▸ THE PROBLEM: In the records below, some lines hold the word "names". Copy each of those lines.

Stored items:
···

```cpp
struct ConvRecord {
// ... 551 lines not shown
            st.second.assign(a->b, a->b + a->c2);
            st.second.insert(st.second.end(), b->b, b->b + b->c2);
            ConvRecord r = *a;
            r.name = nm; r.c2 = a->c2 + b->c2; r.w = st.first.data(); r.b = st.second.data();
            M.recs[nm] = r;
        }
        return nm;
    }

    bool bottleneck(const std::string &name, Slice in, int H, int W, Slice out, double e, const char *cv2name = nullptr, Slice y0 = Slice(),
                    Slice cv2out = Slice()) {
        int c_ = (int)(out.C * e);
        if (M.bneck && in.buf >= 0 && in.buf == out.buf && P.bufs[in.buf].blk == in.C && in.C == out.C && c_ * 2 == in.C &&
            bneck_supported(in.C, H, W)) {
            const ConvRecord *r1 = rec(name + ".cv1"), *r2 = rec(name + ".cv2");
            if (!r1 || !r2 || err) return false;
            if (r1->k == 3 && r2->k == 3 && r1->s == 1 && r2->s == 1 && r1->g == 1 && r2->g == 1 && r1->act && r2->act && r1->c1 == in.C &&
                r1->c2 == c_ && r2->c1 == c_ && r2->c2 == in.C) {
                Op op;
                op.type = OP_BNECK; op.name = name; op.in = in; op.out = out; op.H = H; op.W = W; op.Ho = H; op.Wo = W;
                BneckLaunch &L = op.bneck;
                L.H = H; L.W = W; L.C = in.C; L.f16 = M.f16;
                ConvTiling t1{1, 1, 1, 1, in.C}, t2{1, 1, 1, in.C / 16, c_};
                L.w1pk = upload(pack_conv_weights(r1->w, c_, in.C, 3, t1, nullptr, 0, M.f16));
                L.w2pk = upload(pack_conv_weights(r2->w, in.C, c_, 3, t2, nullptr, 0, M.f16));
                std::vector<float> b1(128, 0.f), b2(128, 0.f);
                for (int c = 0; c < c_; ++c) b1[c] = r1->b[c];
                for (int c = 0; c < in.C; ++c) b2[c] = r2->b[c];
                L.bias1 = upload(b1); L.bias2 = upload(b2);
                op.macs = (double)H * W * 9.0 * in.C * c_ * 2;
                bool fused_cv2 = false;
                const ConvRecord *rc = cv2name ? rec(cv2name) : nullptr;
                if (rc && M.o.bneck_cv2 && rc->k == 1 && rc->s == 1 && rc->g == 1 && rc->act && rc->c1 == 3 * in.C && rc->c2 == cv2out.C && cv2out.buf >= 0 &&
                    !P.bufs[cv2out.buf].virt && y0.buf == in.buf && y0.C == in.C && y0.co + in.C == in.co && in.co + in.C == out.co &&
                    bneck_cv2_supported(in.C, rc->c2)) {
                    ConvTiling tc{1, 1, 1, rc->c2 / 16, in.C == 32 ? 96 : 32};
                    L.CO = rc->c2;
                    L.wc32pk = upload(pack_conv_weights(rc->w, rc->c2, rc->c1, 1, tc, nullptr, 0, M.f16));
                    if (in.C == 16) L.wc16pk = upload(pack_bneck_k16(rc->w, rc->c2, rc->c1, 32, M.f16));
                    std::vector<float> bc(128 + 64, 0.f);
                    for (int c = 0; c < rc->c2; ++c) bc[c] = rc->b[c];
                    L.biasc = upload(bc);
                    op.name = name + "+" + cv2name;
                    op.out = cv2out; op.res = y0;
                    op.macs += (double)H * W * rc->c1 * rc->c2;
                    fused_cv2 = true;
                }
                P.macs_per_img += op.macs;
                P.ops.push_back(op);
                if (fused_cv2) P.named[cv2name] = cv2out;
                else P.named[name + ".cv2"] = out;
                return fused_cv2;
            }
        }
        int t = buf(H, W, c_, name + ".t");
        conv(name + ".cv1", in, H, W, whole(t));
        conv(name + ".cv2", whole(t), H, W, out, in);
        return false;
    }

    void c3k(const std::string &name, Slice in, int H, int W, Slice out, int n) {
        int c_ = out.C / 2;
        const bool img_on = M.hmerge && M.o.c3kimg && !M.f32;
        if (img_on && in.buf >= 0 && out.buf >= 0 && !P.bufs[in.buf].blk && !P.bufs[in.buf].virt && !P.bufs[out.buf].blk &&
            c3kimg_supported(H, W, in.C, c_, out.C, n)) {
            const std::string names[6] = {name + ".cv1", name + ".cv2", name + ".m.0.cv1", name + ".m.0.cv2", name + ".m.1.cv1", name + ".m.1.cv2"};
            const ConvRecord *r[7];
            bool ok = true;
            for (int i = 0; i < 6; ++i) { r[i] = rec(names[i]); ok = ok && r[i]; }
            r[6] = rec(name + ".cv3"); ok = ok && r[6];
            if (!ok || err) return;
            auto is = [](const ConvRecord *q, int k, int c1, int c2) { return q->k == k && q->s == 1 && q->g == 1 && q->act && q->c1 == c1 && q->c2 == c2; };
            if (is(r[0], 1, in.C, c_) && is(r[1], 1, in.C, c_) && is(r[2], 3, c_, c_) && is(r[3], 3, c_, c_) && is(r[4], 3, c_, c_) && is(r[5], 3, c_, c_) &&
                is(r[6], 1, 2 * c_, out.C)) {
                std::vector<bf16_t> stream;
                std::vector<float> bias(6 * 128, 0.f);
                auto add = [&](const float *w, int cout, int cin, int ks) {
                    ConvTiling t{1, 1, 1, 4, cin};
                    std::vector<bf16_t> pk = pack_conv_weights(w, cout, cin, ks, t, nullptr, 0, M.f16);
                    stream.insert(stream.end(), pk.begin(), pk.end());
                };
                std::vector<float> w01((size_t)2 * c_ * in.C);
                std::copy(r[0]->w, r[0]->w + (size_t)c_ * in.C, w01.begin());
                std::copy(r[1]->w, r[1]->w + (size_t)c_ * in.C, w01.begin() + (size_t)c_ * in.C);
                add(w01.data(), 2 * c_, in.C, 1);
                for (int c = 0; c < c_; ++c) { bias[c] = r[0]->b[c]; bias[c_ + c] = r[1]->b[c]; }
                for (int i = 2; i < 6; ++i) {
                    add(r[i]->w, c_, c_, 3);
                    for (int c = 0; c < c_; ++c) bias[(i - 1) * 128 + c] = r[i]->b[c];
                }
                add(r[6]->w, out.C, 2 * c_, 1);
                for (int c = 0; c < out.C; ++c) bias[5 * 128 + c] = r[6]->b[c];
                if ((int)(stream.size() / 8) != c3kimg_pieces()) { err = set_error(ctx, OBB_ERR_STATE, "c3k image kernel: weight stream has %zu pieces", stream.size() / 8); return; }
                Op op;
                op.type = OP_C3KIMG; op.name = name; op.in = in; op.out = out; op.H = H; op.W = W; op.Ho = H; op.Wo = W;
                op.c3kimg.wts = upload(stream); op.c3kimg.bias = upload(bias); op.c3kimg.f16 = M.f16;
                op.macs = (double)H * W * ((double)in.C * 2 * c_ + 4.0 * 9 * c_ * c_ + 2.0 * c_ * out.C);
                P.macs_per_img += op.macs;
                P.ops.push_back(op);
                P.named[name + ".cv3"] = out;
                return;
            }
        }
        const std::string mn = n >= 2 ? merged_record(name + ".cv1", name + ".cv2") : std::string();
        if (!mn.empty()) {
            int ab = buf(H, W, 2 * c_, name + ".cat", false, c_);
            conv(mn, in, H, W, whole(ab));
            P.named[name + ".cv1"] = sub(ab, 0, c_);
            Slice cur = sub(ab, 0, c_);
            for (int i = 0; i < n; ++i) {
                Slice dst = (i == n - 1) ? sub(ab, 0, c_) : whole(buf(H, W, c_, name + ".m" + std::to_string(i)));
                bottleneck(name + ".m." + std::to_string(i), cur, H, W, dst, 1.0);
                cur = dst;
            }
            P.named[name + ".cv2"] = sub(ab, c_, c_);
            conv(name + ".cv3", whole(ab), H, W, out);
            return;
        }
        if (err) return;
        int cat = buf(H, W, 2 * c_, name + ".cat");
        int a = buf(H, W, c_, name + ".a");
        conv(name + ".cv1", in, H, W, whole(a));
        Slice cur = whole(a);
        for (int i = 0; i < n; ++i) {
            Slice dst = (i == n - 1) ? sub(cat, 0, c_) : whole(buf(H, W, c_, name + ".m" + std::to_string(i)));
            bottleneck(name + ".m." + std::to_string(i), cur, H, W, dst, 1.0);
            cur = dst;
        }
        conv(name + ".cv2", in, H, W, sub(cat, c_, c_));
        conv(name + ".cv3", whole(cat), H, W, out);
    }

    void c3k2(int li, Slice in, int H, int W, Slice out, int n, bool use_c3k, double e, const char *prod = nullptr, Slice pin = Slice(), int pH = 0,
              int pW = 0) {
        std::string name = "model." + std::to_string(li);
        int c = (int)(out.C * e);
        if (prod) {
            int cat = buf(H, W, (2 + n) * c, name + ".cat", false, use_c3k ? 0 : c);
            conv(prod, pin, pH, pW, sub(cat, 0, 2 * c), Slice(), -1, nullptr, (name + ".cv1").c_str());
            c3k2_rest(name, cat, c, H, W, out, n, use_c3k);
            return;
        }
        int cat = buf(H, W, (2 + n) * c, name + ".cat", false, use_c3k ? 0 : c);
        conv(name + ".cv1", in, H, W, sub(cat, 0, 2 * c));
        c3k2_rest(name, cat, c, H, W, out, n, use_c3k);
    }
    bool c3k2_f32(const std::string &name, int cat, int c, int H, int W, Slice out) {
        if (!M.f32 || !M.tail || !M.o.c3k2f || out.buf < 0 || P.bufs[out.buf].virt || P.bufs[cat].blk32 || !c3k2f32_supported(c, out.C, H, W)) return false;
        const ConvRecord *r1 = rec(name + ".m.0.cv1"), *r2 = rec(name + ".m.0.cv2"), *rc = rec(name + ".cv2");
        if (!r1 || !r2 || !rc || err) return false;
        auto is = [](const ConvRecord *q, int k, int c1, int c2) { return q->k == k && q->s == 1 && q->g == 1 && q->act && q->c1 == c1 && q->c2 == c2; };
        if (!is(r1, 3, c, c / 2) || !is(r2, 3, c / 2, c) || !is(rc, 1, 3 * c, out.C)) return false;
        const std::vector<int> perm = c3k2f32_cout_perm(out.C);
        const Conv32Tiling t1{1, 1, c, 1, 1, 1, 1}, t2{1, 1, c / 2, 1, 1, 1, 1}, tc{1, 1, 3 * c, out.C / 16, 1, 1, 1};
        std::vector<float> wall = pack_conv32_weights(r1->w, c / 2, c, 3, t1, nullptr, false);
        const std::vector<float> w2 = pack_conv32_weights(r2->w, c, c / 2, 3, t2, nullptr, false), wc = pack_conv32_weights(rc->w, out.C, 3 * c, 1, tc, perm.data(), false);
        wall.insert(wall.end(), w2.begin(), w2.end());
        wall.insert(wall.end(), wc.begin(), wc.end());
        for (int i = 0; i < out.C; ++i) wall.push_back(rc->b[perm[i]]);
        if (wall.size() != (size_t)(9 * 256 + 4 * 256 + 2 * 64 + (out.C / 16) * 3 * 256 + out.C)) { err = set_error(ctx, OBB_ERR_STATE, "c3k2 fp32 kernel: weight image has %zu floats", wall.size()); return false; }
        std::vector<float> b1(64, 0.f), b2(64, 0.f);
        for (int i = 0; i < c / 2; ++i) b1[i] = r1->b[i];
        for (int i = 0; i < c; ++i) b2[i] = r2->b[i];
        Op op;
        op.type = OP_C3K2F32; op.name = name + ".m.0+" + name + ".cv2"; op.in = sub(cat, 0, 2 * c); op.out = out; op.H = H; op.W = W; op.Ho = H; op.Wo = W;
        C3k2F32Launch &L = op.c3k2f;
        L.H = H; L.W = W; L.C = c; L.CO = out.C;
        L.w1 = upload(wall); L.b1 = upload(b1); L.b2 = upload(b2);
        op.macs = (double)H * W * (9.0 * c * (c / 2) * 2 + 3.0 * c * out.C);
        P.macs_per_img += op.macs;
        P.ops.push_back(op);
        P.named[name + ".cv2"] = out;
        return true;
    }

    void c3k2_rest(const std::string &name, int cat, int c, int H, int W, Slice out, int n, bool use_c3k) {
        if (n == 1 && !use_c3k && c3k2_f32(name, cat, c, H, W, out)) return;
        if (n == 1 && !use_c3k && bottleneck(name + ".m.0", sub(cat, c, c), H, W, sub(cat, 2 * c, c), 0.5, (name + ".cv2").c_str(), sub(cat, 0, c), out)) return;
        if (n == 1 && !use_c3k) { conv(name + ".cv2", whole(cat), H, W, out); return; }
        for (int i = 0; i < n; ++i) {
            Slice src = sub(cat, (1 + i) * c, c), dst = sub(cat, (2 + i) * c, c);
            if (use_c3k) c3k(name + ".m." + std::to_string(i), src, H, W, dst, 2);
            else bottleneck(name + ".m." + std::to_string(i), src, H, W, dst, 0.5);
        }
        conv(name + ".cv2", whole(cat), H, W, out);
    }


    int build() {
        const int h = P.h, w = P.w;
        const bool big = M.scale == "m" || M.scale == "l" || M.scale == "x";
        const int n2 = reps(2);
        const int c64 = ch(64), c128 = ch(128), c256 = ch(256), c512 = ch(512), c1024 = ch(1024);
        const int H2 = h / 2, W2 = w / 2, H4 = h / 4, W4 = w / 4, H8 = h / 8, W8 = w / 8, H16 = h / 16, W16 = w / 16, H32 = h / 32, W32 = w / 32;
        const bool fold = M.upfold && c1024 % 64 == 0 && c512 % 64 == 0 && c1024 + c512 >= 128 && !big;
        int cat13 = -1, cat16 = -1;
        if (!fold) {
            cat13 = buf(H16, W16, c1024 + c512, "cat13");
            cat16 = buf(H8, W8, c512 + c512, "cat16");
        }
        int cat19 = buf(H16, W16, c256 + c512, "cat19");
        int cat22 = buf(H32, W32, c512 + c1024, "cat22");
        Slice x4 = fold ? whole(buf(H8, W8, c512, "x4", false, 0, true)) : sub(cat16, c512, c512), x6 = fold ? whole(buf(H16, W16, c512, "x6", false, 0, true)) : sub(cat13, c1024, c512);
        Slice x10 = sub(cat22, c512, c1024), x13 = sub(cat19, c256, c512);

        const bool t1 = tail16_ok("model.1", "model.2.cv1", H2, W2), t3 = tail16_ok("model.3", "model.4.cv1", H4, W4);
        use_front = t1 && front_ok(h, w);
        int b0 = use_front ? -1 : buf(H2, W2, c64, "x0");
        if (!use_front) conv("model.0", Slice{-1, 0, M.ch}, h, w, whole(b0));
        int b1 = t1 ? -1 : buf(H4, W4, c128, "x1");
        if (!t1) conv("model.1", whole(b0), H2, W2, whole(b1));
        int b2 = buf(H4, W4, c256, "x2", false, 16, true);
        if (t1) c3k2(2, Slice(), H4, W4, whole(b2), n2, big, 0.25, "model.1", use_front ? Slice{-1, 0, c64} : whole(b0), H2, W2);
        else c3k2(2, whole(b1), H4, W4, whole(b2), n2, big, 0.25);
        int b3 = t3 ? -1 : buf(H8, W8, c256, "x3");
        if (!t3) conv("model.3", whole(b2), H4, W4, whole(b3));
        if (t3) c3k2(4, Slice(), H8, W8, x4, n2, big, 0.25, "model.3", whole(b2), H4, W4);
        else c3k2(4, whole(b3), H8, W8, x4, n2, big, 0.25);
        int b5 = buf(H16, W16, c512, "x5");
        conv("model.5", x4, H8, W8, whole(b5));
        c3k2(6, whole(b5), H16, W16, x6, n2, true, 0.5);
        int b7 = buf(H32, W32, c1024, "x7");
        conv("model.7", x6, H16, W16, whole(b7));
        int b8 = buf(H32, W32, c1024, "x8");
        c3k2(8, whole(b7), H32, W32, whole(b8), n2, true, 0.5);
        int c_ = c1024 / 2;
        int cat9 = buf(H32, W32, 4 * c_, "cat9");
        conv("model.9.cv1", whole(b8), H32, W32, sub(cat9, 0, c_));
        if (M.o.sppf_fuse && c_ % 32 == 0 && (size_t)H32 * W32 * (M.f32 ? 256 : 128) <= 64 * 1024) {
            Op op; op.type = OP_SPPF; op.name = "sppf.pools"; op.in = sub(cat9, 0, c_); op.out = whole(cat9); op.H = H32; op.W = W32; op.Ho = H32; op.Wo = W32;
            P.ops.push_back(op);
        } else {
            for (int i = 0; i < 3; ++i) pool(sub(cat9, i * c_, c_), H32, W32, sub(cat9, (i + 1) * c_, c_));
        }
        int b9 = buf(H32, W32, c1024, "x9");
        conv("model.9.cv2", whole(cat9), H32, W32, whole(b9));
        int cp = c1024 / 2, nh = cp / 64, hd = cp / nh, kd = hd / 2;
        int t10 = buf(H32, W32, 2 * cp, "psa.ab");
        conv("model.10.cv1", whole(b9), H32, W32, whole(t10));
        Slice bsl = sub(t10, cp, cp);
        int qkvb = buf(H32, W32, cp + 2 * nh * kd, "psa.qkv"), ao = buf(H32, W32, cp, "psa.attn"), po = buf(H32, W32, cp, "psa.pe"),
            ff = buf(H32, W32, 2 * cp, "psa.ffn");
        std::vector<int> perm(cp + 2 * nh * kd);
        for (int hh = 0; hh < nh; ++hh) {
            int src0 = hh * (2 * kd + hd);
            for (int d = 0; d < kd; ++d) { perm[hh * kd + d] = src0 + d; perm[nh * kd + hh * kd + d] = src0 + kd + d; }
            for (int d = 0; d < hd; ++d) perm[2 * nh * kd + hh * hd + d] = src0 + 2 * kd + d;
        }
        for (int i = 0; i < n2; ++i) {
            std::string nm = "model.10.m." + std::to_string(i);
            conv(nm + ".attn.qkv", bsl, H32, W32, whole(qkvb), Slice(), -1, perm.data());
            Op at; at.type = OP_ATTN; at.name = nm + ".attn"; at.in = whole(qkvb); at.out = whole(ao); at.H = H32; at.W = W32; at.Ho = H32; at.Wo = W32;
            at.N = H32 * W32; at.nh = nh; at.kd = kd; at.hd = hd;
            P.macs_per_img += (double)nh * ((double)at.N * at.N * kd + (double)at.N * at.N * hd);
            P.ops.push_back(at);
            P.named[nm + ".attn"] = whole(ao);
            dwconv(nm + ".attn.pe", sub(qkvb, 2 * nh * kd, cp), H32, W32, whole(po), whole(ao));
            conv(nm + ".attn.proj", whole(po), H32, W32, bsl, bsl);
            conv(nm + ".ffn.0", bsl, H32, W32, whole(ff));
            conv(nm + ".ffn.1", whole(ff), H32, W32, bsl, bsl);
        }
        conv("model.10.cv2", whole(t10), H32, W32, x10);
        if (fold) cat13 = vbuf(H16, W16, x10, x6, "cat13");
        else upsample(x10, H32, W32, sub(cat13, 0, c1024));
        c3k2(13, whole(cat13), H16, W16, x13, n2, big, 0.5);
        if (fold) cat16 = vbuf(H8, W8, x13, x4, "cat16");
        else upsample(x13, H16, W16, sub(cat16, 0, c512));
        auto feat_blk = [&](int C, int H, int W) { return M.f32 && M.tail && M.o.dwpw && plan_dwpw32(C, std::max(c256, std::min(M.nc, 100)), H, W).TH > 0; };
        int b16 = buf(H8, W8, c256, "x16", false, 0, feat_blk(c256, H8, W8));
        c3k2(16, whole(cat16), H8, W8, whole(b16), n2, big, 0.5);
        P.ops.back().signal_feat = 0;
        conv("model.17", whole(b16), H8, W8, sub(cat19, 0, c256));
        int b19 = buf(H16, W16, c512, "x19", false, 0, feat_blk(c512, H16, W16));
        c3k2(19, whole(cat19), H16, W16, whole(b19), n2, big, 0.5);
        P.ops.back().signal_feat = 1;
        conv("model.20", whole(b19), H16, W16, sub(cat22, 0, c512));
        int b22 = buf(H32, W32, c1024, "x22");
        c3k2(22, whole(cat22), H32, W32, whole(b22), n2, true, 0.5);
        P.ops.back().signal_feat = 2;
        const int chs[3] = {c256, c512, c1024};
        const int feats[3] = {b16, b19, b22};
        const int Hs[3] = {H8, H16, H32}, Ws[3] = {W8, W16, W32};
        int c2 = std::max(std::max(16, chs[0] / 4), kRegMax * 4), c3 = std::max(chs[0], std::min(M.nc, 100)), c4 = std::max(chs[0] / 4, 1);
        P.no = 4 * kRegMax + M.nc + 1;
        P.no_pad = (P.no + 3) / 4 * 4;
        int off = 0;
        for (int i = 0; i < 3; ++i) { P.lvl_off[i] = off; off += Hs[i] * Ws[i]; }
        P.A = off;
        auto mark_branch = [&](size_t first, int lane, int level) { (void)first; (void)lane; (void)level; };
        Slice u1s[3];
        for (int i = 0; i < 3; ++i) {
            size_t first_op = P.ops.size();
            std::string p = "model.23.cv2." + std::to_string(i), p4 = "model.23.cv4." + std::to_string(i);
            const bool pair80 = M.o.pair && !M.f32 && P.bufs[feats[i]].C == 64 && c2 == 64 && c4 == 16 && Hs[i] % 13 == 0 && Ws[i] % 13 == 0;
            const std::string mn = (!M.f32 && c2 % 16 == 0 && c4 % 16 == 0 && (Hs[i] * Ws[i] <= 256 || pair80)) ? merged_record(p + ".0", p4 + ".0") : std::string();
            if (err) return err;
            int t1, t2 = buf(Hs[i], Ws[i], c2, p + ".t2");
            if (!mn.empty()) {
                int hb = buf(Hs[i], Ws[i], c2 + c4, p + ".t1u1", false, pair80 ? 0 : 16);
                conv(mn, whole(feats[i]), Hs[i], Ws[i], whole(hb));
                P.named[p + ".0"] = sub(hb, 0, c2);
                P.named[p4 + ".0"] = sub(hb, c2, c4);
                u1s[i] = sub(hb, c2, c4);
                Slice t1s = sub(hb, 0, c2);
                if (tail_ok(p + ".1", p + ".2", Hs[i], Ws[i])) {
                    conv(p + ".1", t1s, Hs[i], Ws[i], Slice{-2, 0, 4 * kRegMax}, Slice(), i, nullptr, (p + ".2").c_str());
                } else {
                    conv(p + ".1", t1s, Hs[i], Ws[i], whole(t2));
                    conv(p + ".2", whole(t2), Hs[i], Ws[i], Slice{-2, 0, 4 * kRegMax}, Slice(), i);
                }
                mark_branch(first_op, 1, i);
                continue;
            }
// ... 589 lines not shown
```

···

▸ ANSWER SPACE:
            const std::string names[6] = {name + ".cv1", name + ".cv2", name + ".m.0.cv1", name + ".m.0.cv2", name + ".m.1.cv1", name + ".m.1.cv2"};
            for (int i = 0; i < 6; ++i) { r[i] = rec(names[i]); ok = ok && r[i]; }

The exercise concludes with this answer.